(Work item)
For the data below, give again exactly the lines from the one containing "per_sm * sms : -1;" through the one containing "for (const void*", both ends included, and no others.

(Data provided)
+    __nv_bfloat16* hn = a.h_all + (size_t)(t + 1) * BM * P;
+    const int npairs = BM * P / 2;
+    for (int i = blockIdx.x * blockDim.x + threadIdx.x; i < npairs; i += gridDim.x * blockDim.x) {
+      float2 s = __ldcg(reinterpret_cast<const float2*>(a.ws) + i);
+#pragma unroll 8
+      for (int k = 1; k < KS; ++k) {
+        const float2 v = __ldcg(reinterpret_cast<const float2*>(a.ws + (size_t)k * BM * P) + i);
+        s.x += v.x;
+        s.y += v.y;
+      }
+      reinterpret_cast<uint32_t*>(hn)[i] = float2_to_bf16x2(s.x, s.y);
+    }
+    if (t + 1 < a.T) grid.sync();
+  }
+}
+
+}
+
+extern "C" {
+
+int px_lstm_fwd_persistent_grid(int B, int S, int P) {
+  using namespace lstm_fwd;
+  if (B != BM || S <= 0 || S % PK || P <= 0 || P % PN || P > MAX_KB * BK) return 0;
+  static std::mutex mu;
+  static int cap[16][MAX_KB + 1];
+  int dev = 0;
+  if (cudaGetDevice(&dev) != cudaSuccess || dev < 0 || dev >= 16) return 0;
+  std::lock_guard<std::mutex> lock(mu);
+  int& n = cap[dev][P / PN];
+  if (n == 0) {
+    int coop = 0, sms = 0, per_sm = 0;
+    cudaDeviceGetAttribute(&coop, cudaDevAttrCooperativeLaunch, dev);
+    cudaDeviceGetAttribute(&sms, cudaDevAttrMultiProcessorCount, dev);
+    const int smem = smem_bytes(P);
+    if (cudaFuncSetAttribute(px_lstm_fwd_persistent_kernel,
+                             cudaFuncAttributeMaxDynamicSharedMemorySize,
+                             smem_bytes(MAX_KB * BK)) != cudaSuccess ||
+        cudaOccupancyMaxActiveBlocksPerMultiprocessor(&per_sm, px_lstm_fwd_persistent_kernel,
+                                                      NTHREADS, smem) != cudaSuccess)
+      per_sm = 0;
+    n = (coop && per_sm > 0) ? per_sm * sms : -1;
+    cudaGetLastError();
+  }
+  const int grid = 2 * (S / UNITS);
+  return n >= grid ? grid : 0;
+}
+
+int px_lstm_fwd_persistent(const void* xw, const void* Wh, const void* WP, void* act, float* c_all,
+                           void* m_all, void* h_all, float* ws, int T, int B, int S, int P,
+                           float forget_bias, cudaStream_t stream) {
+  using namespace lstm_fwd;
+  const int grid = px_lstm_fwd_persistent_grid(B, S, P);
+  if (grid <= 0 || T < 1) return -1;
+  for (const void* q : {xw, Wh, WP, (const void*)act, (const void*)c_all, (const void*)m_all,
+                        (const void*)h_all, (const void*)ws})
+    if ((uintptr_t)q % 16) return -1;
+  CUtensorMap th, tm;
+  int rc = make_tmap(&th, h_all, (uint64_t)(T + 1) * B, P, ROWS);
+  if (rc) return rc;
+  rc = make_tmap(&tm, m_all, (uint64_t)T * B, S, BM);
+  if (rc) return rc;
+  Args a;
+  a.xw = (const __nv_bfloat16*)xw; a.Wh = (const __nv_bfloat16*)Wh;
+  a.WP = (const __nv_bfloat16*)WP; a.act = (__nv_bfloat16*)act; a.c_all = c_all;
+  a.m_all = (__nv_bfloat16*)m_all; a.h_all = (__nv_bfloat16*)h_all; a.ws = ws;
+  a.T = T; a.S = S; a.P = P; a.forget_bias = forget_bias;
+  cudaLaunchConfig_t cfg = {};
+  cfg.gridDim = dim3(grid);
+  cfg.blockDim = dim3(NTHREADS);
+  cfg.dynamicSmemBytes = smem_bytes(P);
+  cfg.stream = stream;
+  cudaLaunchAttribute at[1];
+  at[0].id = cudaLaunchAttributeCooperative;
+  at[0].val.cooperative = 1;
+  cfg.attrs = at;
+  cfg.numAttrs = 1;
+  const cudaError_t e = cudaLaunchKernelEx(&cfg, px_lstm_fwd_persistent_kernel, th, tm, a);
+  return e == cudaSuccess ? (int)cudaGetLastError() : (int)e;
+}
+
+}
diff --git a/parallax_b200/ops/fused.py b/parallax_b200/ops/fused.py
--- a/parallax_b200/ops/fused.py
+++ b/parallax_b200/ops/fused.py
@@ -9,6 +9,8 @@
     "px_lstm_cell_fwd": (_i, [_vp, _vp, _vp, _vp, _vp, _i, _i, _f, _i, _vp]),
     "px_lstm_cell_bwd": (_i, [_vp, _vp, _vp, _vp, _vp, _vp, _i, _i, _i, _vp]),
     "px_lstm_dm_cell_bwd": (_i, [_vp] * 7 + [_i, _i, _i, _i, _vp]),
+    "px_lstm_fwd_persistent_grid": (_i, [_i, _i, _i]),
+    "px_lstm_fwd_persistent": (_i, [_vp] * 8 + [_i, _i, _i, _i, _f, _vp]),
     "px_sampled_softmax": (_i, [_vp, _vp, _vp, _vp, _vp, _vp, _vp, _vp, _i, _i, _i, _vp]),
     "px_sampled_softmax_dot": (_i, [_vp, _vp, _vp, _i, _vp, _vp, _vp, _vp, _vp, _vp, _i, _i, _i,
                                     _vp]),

(Solution to this exercise)
+    n = (coop && per_sm > 0) ? per_sm * sms : -1;
+    cudaGetLastError();
+  }
+  const int grid = 2 * (S / UNITS);
+  return n >= grid ? grid : 0;
+}
+
+int px_lstm_fwd_persistent(const void* xw, const void* Wh, const void* WP, void* act, float* c_all,
+                           void* m_all, void* h_all, float* ws, int T, int B, int S, int P,
+                           float forget_bias, cudaStream_t stream) {
+  using namespace lstm_fwd;
+  const int grid = px_lstm_fwd_persistent_grid(B, S, P);
+  if (grid <= 0 || T < 1) return -1;
+  for (const void* q : {xw, Wh, WP, (const void*)act, (const void*)c_all, (const void*)m_all,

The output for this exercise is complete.